原則として、傭兵の契約料……ギルドが定める手数料は、依頼を達成するごとに更新される。
もともとブロンズから上がってきたほかの傭兵ならいざ知らず、いきなりシルバーに飛び込んできたアルテミシアの初期評価額は規定値だ。
これでは、入札し放題だ。上記の質の悪い入札者が引っ掛かる可能性が増える。彼女がその程度で不自由しないとも思えないが、念のためだ。
(それに、ともに冒険したいと彼女から告げられたのです。ならば、今更手放す道理はないでしょう?)
セツナは自分に正直である。そして、彼女は何も諦めない。ただ、自身が不合理な考え方をしていることに、彼女自身が気が付いていないだけだ。
* * *
「すげぇな、おい。」
「見たか今の、きれいな返し技だったな。」
「次は俺か。」
「俺も対策を考えないと……」
その後も、セツナによる第二試験は続けられた。
意気揚々と挑んでくる受験者たちを、セツナはものの見事に立ち合い、剣を交えて倒していく。
ステータスにはあまり差がない。剣を振るう技術にだってあまり変わりはない。
ただ、圧倒的なまでの戦闘経験と魔力操作技能に後押しされた彼女の戦術は、シンプルながらに強力なものに仕上がっており、生半可な小細工を力ずくで吹き飛ばし、力づくで来るものをさらに力づくで叩きのめす力があった。
その様子を中継で見たものに、多くの感想を抱かせたが。
彼女の強さはギフトや特別な力に裏打ちされたものではなく、ただ純粋な……ただし地獄の如き修練で手に入れたことは明らかであったために。

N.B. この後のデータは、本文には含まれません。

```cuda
__device__ __forceinline__ void fast_cell_body(const FrameGeom &g, const CellGeom &cell, const uint8_t *__restrict__ lvl0_base,
                                               int lvl0_pitch, int64_t lvl0_stride, const uint8_t *__restrict__ pyr,
                                               uint32_t *t2, uint32_t *s2, uint32_t *list, Cand *__restrict__ cand,
                                               int *__restrict__ cand_count, int ini_th, int min_th, int list_cap, int frame) {
    __shared__ int s_count, s_base;
    const int level = cell.level, x0 = cell.x0, y0 = cell.y0, cw = cell.cw, ch = cell.ch;
    const LevelGeom &L = g.lv[level];
    const int tid = threadIdx.x;
    const int iw = cw - 6, ih = ch - 6;
    const int S = (((iw + 1) >> 1) + 3) & ~3;
    const int ax0 = x0 & ~3;
    const int xoff = x0 - ax0;
    {
        const int nq = (xoff + S + 6 + 3) >> 2;
        const int lq = nq <= 8 ? 3 : 4;
        const int q = tid & ((1 << lq) - 1), r0 = tid >> lq, rstep = kFastThreads >> lq;
        const bool qok = q < nq;
        auto relayout = [&](uint32_t a, uint32_t b, uint32_t *dst) {
            uint4 o;
            o.x = __byte_perm(a, b, 0x7470) & 0x00FF00FFu;
            o.y = __byte_perm(a, b, 0x7571) & 0x00FF00FFu;
            o.z = __byte_perm(a, b, 0x7672) & 0x00FF00FFu;
            o.w = __byte_perm(a, b, 0x7773) & 0x00FF00FFu;
            *reinterpret_cast<uint4 *>(dst) = o;
        };
        const uint8_t *src;
        int spitch;
        if (level == 0) { src = lvl0_base + (int64_t)frame * lvl0_stride; spitch = lvl0_pitch; }
        else { src = pyr + L.plane_offset + (int64_t)frame * L.plane_stride; spitch = L.pitch; }
        const uint8_t *base = src + (int64_t)y0 * spitch + ax0;
        const uint8_t *row = base + (int64_t)r0 * spitch + 4 * q;
        const int64_t rinc = (int64_t)rstep * spitch;
        uint32_t *dst = t2 + r0 * kT2Pitch + 4 * q;
        constexpr int kLoadIters = 3;
        uint32_t a[kLoadIters], b[kLoadIters];
#pragma unroll
        for (int it = 0; it < kLoadIters; ++it) {
            if (qok && r0 + it * rstep < ch) {
                a[it] = __ldg(reinterpret_cast<const uint32_t *>(row + it * rinc));
                b[it] = __ldg(reinterpret_cast<const uint32_t *>(row + it * rinc + S));
            }
        }
#pragma unroll
        for (int it = 0; it < kLoadIters; ++it)
            if (qok && r0 + it * rstep < ch) relayout(a[it], b[it], dst + it * rstep * kT2Pitch);
        for (int r = r0 + kLoadIters * rstep; qok && r < ch; r += rstep) {
            const uint8_t *rp = base + (int64_t)r * spitch + 4 * q;
            relayout(__ldg(reinterpret_cast<const uint32_t *>(rp)), __ldg(reinterpret_cast<const uint32_t *>(rp + S)),
                     t2 + r * kT2Pitch + 4 * q);
        }
    }
    for (int i = tid; i < kS2Pitch; i += kFastThreads) {
        s2[i] = 0;
        s2[(ih + 1) * kS2Pitch + i] = 0;
    }
    if (tid == 0) s_count = 0;

    const int RB = kRowsPerSweep[S >> 2];
    const int trow = (int)__umulhi((uint32_t)tid, kRcpS[S >> 2]);
    const int j = tid - trow * S;
    const int row0 = trow < RB ? trow : ih;
    const uint32_t kmask = (j < iw ? 0x0000FFFFu : 0u) | (j + S < iw ? 0xFFFF0000u : 0u);
    __syncthreads();

    {
        const uint32_t *c = t2 + (3 + row0) * kT2Pitch + xoff + 3 + j;
        uint32_t *k = s2 + (row0 + 1) * kS2Pitch + j + 1;
        const bool first = j == 0, last = j == S - 1;
        for (int row = row0; row < ih; row += RB, c += RB * kT2Pitch, k += RB * kS2Pitch) {
            const uint32_t K = fast_strength2(c) & kmask;
            *k = K;
            if (last) k[-S] = K << 16;
            if (first) k[S] = K >> 16;
        }
    }
    __syncthreads();

    for (int pass = 0; pass < 2; ++pass) {
        const int t = pass == 0 ? ini_th : min_th;
        const int tt = max(t, 1);
        const uint32_t tt2 = (uint32_t)tt * 0x00010001u;
        uint32_t acc = 0, pw = 1;
        const uint32_t *c = s2 + (row0 + 1) * kS2Pitch + j + 1;
        for (int row = row0; row < ih; row += RB, c += RB * kS2Pitch, pw <<= 1) {
            const uint32_t K = c[0];
            const uint32_t nb = max3(max3(c[-kS2Pitch - 1], c[-kS2Pitch], c[-kS2Pitch + 1]),
                                     max3(c[-1], c[1], c[kS2Pitch - 1]), max3(c[kS2Pitch], c[kS2Pitch + 1], tt2));
            const uint32_t e = K - min2(K, nb);
            acc += min2(e, 0x00010001u) * pw;
        }
        const int cnt = __popc(acc);
        if (cnt) {
            int pos = atomicAdd(&s_count, cnt);
            uint32_t m0 = acc & 0xFFFFu, m1 = acc >> 16;
            const uint32_t *kcol = s2 + (row0 + 1) * kS2Pitch + j + 1;
            while (m0) {
                const int i = __ffs(m0) - 1;
                m0 &= m0 - 1;
                const uint32_t K = kcol[i * RB * kS2Pitch] & 0xFFFFu;
                list[pos++] = (uint32_t)j | ((uint32_t)(row0 + i * RB) << 8) | ((K - 1) << 16);
            }
            while (m1) {
                const int i = __ffs(m1) - 1;
                m1 &= m1 - 1;
                const uint32_t K = kcol[i * RB * kS2Pitch] >> 16;
                list[pos++] = (uint32_t)(j + S) | ((uint32_t)(row0 + i * RB) << 8) | ((K - 1) << 16);
            }
        }
        __syncthreads();
        if (s_count > 0) break;
    }
    const int n = min(s_count, list_cap);
    if (n == 0) return;
    const int slot_idx = frame * g.nlevels + level;
    if (tid == 0) s_base = atomicAdd(&cand_count[slot_idx], n);
    __syncthreads();
    Cand *out = cand + L.cand_offset + (int64_t)frame * g.cand_total;
    for (int i = tid; i < n; i += kFastThreads) {
        const int dst = s_base + i;
        if (dst >= L.cand_cap) break;
        const uint32_t e = list[i];
        Cand c;
        c.x = (unsigned short)(x0 + 3 + (e & 0xff));
        c.y = (unsigned short)(y0 + 3 + ((e >> 8) & 0xff));
        c.score = (unsigned short)(e >> 16);
        c.pad = 0;
        out[dst] = c;
    }
}

struct FastSmem {
    uint32_t *t2, *s2, *list;
};
__device__ __forceinline__ FastSmem fast_smem(uint8_t *base, int tile_rows) {
    FastSmem m;
    m.t2 = reinterpret_cast<uint32_t *>(base);
    m.s2 = m.t2 + tile_rows * kT2Pitch;
    m.list = m.s2 + (tile_rows - 4) * kS2Pitch;
    return m;
}

__global__ void __launch_bounds__(kFastThreads, VSG_FAST_MINB) fast_kernel(FrameGeom g,
                                                             const uint8_t *__restrict__ lvl0_base, int lvl0_pitch,
                                                             int64_t lvl0_stride, const uint8_t *__restrict__ pyr,
                                                             Cand *__restrict__ cand, int *__restrict__ cand_count,
                                                             int ini_th, int min_th, int tile_rows, int list_cap) {
    extern __shared__ __align__(16) uint8_t smem[];
    pdl_launch_dependents();
    pdl_wait();
    const FastSmem m = fast_smem(smem, tile_rows);
    fast_cell_body(g, cell_geom(g, blockIdx.x), lvl0_base, lvl0_pitch, lvl0_stride, pyr, m.t2, m.s2, m.list, cand,
                   cand_count, ini_th, min_th, list_cap, blockIdx.y);
}

struct UnitRole {
    bool blur;
    int index;
};
__device__ __forceinline__ UnitRole unit_role(int x, int nblur, int ratio, uint32_t group_rcp) {
    const int group = ratio + 1;
    UnitRole r;
    if (x < nblur * group) {
        const int gi = group == 1 ? x : (int)__umulhi((uint32_t)x, group_rcp), pos = x - gi * group;
        r.blur = pos == ratio;
        r.index = r.blur ? gi : gi * ratio + pos;
    } else {
        r.blur = false;
        r.index = nblur * ratio + (x - nblur * group);
    }
    return r;
}

__global__ void __launch_bounds__(kFastThreads, VSG_FAST_MINB) fast_blur_kernel(FrameGeom g, BlurLevels bl,
                                                                  const uint8_t *__restrict__ lvl0_base, int lvl0_pitch,
                                                                  int64_t lvl0_stride, const uint8_t *__restrict__ pyr,
                                                                  uint8_t *__restrict__ blur, Cand *__restrict__ cand,
                                                                  int *__restrict__ cand_count, int ini_th, int min_th,
                                                                  int tile_rows, int list_cap, int nblur, int ratio,
                                                                  uint32_t group_rcp) {
    extern __shared__ __align__(16) uint8_t smem[];
    pdl_launch_dependents();
    pdl_wait();
    const UnitRole role = unit_role(blockIdx.x, nblur, ratio, group_rcp);
    if (role.blur) {
        blur_block_body(g, bl, lvl0_base, lvl0_pitch, lvl0_stride, pyr, blur, role.index, blockIdx.y);
        return;
    }
    const FastSmem m = fast_smem(smem, tile_rows);
    fast_cell_body(g, cell_geom(g, role.index), lvl0_base, lvl0_pitch, lvl0_stride, pyr, m.t2, m.s2, m.list, cand,
                   cand_count, ini_th, min_th, list_cap, blockIdx.y);
}

vsg_status launch_fast(const FrameGeom &g, const uint8_t *lvl0_base, int lvl0_pitch, int64_t lvl0_stride, const uint8_t *pyr,
                       uint8_t *blur, Cand *cand, int *cand_count, int ini_th, int min_th, int max_cw, int max_ch, int nframes,
                       cudaStream_t s) {
    if (g.ncells == 0) {
        if (blur) launch_blur(g, lvl0_base, lvl0_pitch, lvl0_stride, pyr, blur, nframes, s);
        return VSG_OK;
    }
    const int max_S = ((((max_cw - 6) + 1) >> 1) + 3) & ~3;
    if (3 + max_S + 6 + 3 > kT2Pitch || max_S + 2 > kS2Pitch || max_S > kMaxS || (max_ch - 6) > 16 * (kFastThreads / max_S)) {
        set_error("FAST cell larger than the shared-memory tile / the 16-sweep survivor masks");
        return VSG_ERR_INVALID;
    }
    const int tile_rows = max_ch;
    const int list_cap = ((max_cw - 6 + 1) / 2) * ((max_ch - 6 + 1) / 2) + 1;
    const size_t smem = (size_t)tile_rows * kT2Pitch * 4 + (size_t)(tile_rows - 4) * kS2Pitch * 4 + (size_t)list_cap * 4 + 16;
    if (smem > 48 * 1024) {
        cudaFuncSetAttribute(fast_kernel, cudaFuncAttributeMaxDynamicSharedMemorySize, (int)smem);
        cudaFuncSetAttribute(fast_blur_kernel, cudaFuncAttributeMaxDynamicSharedMemorySize, (int)smem);
    }
    if (!blur) {
        launch_kernel(fast_kernel, dim3(g.ncells, nframes), dim3(kFastThreads), smem, s, true, g, lvl0_base, lvl0_pitch,
                      lvl0_stride, pyr, cand, cand_count, ini_th, min_th, tile_rows, list_cap);
    } else {
        const BlurLevels bl = make_blur_levels(g, nframes, kFastThreads);
        const int nblur = bl.block_begin[g.nlevels];
        const int ratio = g.ncells / nblur;
        const uint32_t group_rcp = (uint32_t)((0x100000000ull + (uint64_t)ratio) / (uint64_t)(ratio + 1));
        launch_kernel(fast_blur_kernel, dim3(g.ncells + nblur, nframes), dim3(kFastThreads), smem, s, true, g, bl, lvl0_base,
                      lvl0_pitch, lvl0_stride, pyr, blur, cand, cand_count, ini_th, min_th, tile_rows, list_cap, nblur, ratio,
                      group_rcp);
    }
    count_launch();
    return VSG_OK;
}

}
```

visual_sgraphs_b200/csrc/vsg_api.cu:

```cuda
#include <algorithm>
#include <atomic>
#include <cmath>
#include <cstdarg>
#include <cstdio>
#include <cstdlib>
#include <cstring>
#include <vector>

#include "vsg_internal.cuh"

namespace vsg {

static thread_local char g_err[512] = "";
static std::atomic<int64_t> g_launches{0};

void set_error(const char *fmt, ...) {
    va_list ap;
    va_start(ap, fmt);
    vsnprintf(g_err, sizeof(g_err), fmt, ap);
    va_end(ap);
}
bool cuda_ok(cudaError_t e, const char *what) {
    if (e == cudaSuccess) return true;
    set_error("%s: %s", what, cudaGetErrorString(e));
    return false;
}
void count_launch(int n) { g_launches += n; }
static thread_local bool g_pdl_small_batch = true;
constexpr int kPdlMaxFrames = 8;
void pdl_scope(int nframes) { g_pdl_small_batch = nframes <= kPdlMaxFrames; }
bool pdl_enabled() { return g_pdl_small_batch; }

static inline int cv_round(float v) { return (int)lrintf(v); }
static inline int cv_round(double v) { return (int)lrint(v); }
static inline int64_t align_up(int64_t v, int64_t a) { return (v + a - 1) / a * a; }

}

using namespace vsg;

struct vsg_extractor {
    int device = 0;
    int max_batch = 1;
    cudaStream_t stream = nullptr;
    static constexpr int kAuxStreams = 2;
    cudaStream_t aux[kAuxStreams] = {nullptr, nullptr};
    int chunk_frames = 128;
    uint8_t *color_d = nullptr;
    size_t color_bytes = 0;
    uint32_t *rect_xy[2] = {nullptr, nullptr};
    uint16_t *rect_frac[2] = {nullptr, nullptr};
    int rect_w = 0, rect_h = 0;
    cudaEvent_t fork_ev = nullptr;
    vsg_orb_params p{};
    std::vector<float> scale, inv_scale, sigma2, inv_sigma2;
    std::vector<int> quota;

    int cur_w = 0, cur_h = 0;
    FrameGeom g{};
    int max_cw = 0, max_ch = 0, max_nodes = 0;
    int64_t pyr_bytes_per_frame = 0;

    short4 *tabs_d = nullptr;
    PyrTile *pyr_tiles_d = nullptr;
    int pyr_ntiles = 0, pyr_tile_buf = 0;
    size_t pyr_tile_smem = 0;
    uint8_t *pyr = nullptr, *blur = nullptr;
    Cand *cand = nullptr;
    unsigned short *node_of = nullptr;
    int *cand_count = nullptr;
    LevelKp *level_kps = nullptr;
    int *level_kp_count = nullptr;
    int *slot = nullptr;
    uint8_t *out_block_d = nullptr, *out_block_h = nullptr;
    size_t out_block_bytes = 0;
    vsg_keypoint *kps_d = nullptr;
    uint8_t *desc_d = nullptr;
    int *n_d = nullptr, *mono_d = nullptr;
    vsg_keypoint *kps_h = nullptr;
    uint8_t *desc_h = nullptr;
    int *n_h = nullptr, *mono_h = nullptr;

    bool profile = false;
    static constexpr int kEvRing = 32;
    cudaEvent_t ev[kEvRing][VSG_NUM_STAGES + 1] = {};
    bool ev_created = false;
    int ev_head = 0, ev_pending = 0;
    double stage_ms[VSG_NUM_STAGES] = {0, 0, 0, 0, 0};
    int64_t stage_runs = 0;

    void harvest_one() {
        const int slot = (ev_head - ev_pending + 2 * kEvRing) % kEvRing;
        cudaEventSynchronize(ev[slot][VSG_NUM_STAGES]);
        for (int k = 0; k < VSG_NUM_STAGES; ++k) {
            float ms = 0.f;
            cudaEventElapsedTime(&ms, ev[slot][k], ev[slot][k + 1]);
            stage_ms[k] += ms;
        }
        ++stage_runs;
        --ev_pending;
    }

    const uint8_t *lvl0_base = nullptr;
    int lvl0_pitch = 0;
    int64_t lvl0_stride = 0;
    int last_nframes = 0;
    bool results_on_handle = false;

    void free_shape() {
        cudaFree(tabs_d); cudaFree(pyr_tiles_d); cudaFree(pyr); cudaFree(blur); cudaFree(cand); cudaFree(node_of);
        cudaFree(cand_count); cudaFree(level_kps); cudaFree(level_kp_count); cudaFree(slot); cudaFree(out_block_d);
        cudaFree(color_d);
        color_d = nullptr; color_bytes = 0;
        cudaFreeHost(out_block_h);
        out_block_d = out_block_h = nullptr; out_block_bytes = 0;
        tabs_d = nullptr; pyr_tiles_d = nullptr; pyr_ntiles = 0; pyr = blur = nullptr; cand = nullptr; node_of = nullptr;
        cand_count = nullptr; level_kps = nullptr; level_kp_count = nullptr; slot = nullptr; kps_d = nullptr;
        desc_d = nullptr; n_d = mono_d = nullptr; kps_h = nullptr; desc_h = nullptr; n_h = mono_h = nullptr;
        cur_w = cur_h = 0;
    }
};
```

努力を重ねれば、いずれあそこにたどり着けるという自身と希望を、多くの受験者に与えた。
(相変わらず、凄い技術だ。)
(……今ならわかる。彼女が、どれほどの地獄を潜り抜けてきたのか。)
ただ、アルテミシアは、その技術がどれほど驚異的であるのかを、真に理解できていた。
数日ゼンの修行と手ほどきを受け、アルテミシアは自身の実力を理解した。セツナとの技術の差を、正確に理解できていた者の一人であった。
(………っ)
体に緊張が走る。
対人、対単体性能においても、セツナの強さは並のものではない。
魔力を伴わない一定以下の攻撃は流される上に、魔力に対する探知能力、対処能力は高い。同格ならまだしも、この場に彼女と真に同格と言えるものなどいないだろう。
たとえ彼女がスカーミッシャーを自称し、1対多数の乱戦が専門であると主張しても。
自身をスカウトだと自覚しているアルテミシアには、正面から彼女と立ち会うための力を、自分が持っているとは思わなかった。
(だが、構わない。……大丈夫だ。)
まじないのように、自分の胸に手を当てる。
心を落ち着けて、冷静になる、冷血は狩人に必要不可欠なものだ。狩りにおいては、何物にも自身を左右されてはならない強い心を持たなければならない。
(彼女に私のすべてを見せる。……私の狩りを。負けはしない。)
セツナは、この日知ることになる。
彼女が環境に恵まれたその時、彼女と相対した獲物が、どのような末路を遂げるのか。